Vignette 1: The first test for Mike and Saul
5.6.4.2. Exams
Predictably the exam period was a time of great stress as students tried to catch up on the reading they had not thus far managed and to predict what exams in New Zealand would be like.
5.6.4.2.1.
Preparation
Generally course materials, practice exercises and in-class reviews had given guidance, but for some courses these had not been provided, or not in a form that was fully available to these students. For example, they could experience course content as overwhelming and amorphous:
The tutor give some main point, but I remember is the J201, the main point including whole book. Nearly whole book, ooh! (Sky 3)
In-class revision could be at a speed which left the L2 speakers floundering, especially in the absence of previous exam papers:
She give maybe five example in the course, but that’s just too quick. I just read the topic and the people’s answer and she go to the other one, so I didn’t know what happen. (May 3)
This teacher was the same one who had turned down Saul’s request for preview samples of the first test. When he appealed for further guidance on the exam she advised that he should “just keep to copy, copy again, again, again, you know, just to let all the knowledge to stuck to your brain,” which he was unconvinced by: “if you didn’t understand the concept, maybe you can match the wrong example” in the multiple choice exam. He remained deeply puzzled by an apparent unwillingness to elucidate the mystery around this exam and support students towards success:
I don’t understand. I think not only the student want to pass the test and the final. The lecturers also want to pass, and they didn’t feel that is quite good if they fail two thirds. (3)
Inevitably, students developed their own strategies for making the task manageable including being selective in what they revised thoroughly, as all students might (see Appendix 11). The strategies that were most significant to their L2 speaker status were questions around which language to use, which will be discussed in the next chapter, and choices about memorising.

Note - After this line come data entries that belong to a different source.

KC_API int kc_init(int device_ordinal);
KC_API int kc_shutdown(void);
KC_API int kc_is_initialized(void);
KC_API int kc_set_stream(void *hip_stream);
KC_API void *kc_get_stream(void);
KC_API int kc_sync(void);
KC_API const char *kc_last_error(void);
KC_API const char *kc_status_string(int status);
KC_API int kc_set_fusion(int enabled);
KC_API int kc_get_fusion(void);
KC_API int kc_set_resize_mode(int mode);
KC_API int kc_get_resize_mode(void);
KC_API int kc_set_cache_policy(int mode);
KC_API int kc_get_cache_policy(void);
KC_API int kc_set_option(const char *name, int value);
KC_API int kc_get_option(const char *name, int *value);
KC_API int kc_resize_upsample_plan(uint32_t in_n, uint32_t out_n, int filter, int *eligible, int32_t info[5], float *rows,
                                   size_t cap);
KC_API int kc_resize_down2_plan(uint32_t in_n, uint32_t out_n, int filter, int32_t info[5], uint32_t *left_count, float *w, size_t wcap,
                                uint32_t *vrec, size_t vcap, float *hw, size_t hcap);
KC_API int kc_stats(uint64_t *bytes_in_use, uint64_t *bytes_cached, uint64_t *kernel_launches);
KC_API int kc_stats_algorithmic_bytes(uint64_t *bytes);
KC_API int kc_stats_counter(const char *name, uint64_t *value);
KC_API int kc_pool_trim(void);
KC_API int kc_set_specialize(int mode, int after);
KC_API int kc_get_specialize(void);
KC_API int kc_specialize_wait(void);
KC_API int kc_specialize_stats(uint64_t *kernels_compiled, uint64_t *compiles_failed, uint64_t *specialized_launches,
                               uint64_t *compiles_pending);
KC_API int kc_specialize_compile_check(const uint32_t *words, uint32_t n_ops, uint32_t n_in, int start_src, int flat,
                                       char *source, size_t cap);
KC_API int kc_specialize_compile_check_mask(const uint32_t *words, uint32_t n_ops, uint32_t n_in, int start_src, int flat,
                                            uint32_t nt_mask, char *source, size_t cap);
KC_API int kc_set_chain_quads(int quads);
KC_API int kc_get_chain_quads(void);
KC_API int kc_specialize_compile_check_upsample(const uint32_t *words, uint32_t n_ops, uint32_t n_in, int start_src, uint32_t taps,
                                                int wide, char *source, size_t cap);
KC_API int kc_kernel_cache_set_dir(const char *dir);
KC_API int kc_kernel_cache_stats(uint64_t *files_accepted, uint64_t *files_refused, uint64_t *files_written, uint64_t *kernels_loaded);
KC_API int kc_kernel_cache_precompile(const uint32_t *words, uint32_t n_ops, uint32_t n_in, int start_src, int flat, uint32_t nt_mask,
                                      uint32_t up_taps, int up_wide, const char *dir);
KC_API int kc_specialize_reset(void);
KC_API int kc_kernel_cache_precompile_packed(const uint32_t *words, uint32_t n_ops, uint32_t n_in, int start_src, int flat,
                                             uint32_t nt_mask, uint32_t in_tiers, const char *dir);
KC_API int kc_set_pack_sources(int mode);
KC_API int kc_get_pack_sources(void);
KC_API int kc_set_pack_budget_mb(int mb);
KC_API int kc_get_pack_budget_mb(void);

KC_API int kc_plane_alloc(uint32_t width, uint32_t height, kc_plane **out);
KC_API int kc_plane_const(uint32_t width, uint32_t height, float value, kc_plane **out);
KC_API int kc_plane_wrap(void *device_ptr, uint32_t width, uint32_t height, size_t pitch_bytes, kc_plane **out);
KC_API int kc_plane_retain(kc_plane *p);
KC_API int kc_plane_release(kc_plane *p);
KC_API int kc_plane_size(const kc_plane *p, uint32_t *width, uint32_t *height);
KC_API int kc_plane_is_const(const kc_plane *p, int *is_const, float *value);
KC_API int kc_plane_materialize(kc_plane *p);
KC_API int kc_plane_device_ptr(kc_plane *p, void **device_ptr, size_t *pitch_bytes);
KC_API int kc_plane_upload_f32(kc_plane *p, const float *host, size_t host_pitch_bytes);
KC_API int kc_plane_download_f32(kc_plane *p, float *host, size_t host_pitch_bytes);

As Saul’s doubt above exemplifies, the students rejected rote memorisation as a general strategy, and made a strong association between memorising and understanding, though only in the first sense that Marton et al (1996) describe, understanding as an aid to retention. May had said in her first interview, “if I understand what they talking about I will remember that. If I just try to remember that and don’t try to understand, I will forgot it” (1). The prospect of writing L2 essays under exam conditions caused Connor, among others, to revise this stance a little, demonstrating the effect of task on choice of learning approach (Biggs, 1996):
I think the try to understand way is the best way, but sometimes I just memorise just for the exam … For the overseas student maybe we should spend more time for write down some essay, essay for the exam, I mean write down some essay just like the real exam and read it again, write it again, and do a lot of times for remember it, and in the exam just write. (3)
Most of the students, though, restricted their use of memorising to theories and definitions, and otherwise sought to remember ideas rather than “sentences”:
I’m not remember all the sentence what they talking about. I just try to understand the sentence and at the exam I just use my mind to make the sentence. (May 3)
Then some of the concept is just like terminologies that people use in business field I guess I have to remember it like, some of the things that you can say it in your own words, because it’s just pretty much like commonsense, common knowledge, but some of the knowledge is not, you got to remember the concept, what exact, which person said this. (Gemma 3)
Mike erred in the other direction, relying, at the cost of a failed course, on reading with understanding as adequate trigger for his memory (see 6.2.2.5).
5.6.4.2.2.
Sitting the exams
Exams are inherently stressful for all students, of course, but there were certainly added challenges posed by working in L2, especially for those like Connor whose English proficiency was well below the norm. It was hard to muster the ideas in L2 and write in a coherent fashion, which led one of the students to recommend what seemed like a wise strategy: “Just kept it simple. Don’t use the long sentence. Sometimes confuse the marker and confuse yourself” (JN). However, others felt that not being able to add value to your answers in some way would also be disadvantageous. Being able to write in a way that met “the university standard” was one of the reasons that Gemma gave for memorising definitions. Connor was frustrated at being unable to call upon shared knowledge with his teachers to elaborate his answers, and once again clearly perceived reproduction as a less than optimum, if unavoidable, strategy:
Some Kiwi student can make the example in the New Zealand economic but we don’t know too much about that so it’s very hard for us so we just make the example in some case on the textbooks. But I think if I do that way the teacher, the mark is not very good. Your teacher likes you have your own idea, and you can make example in real life. That’s the different. (3)
Throughout the study, written exams seemed to disadvantage these students seriously.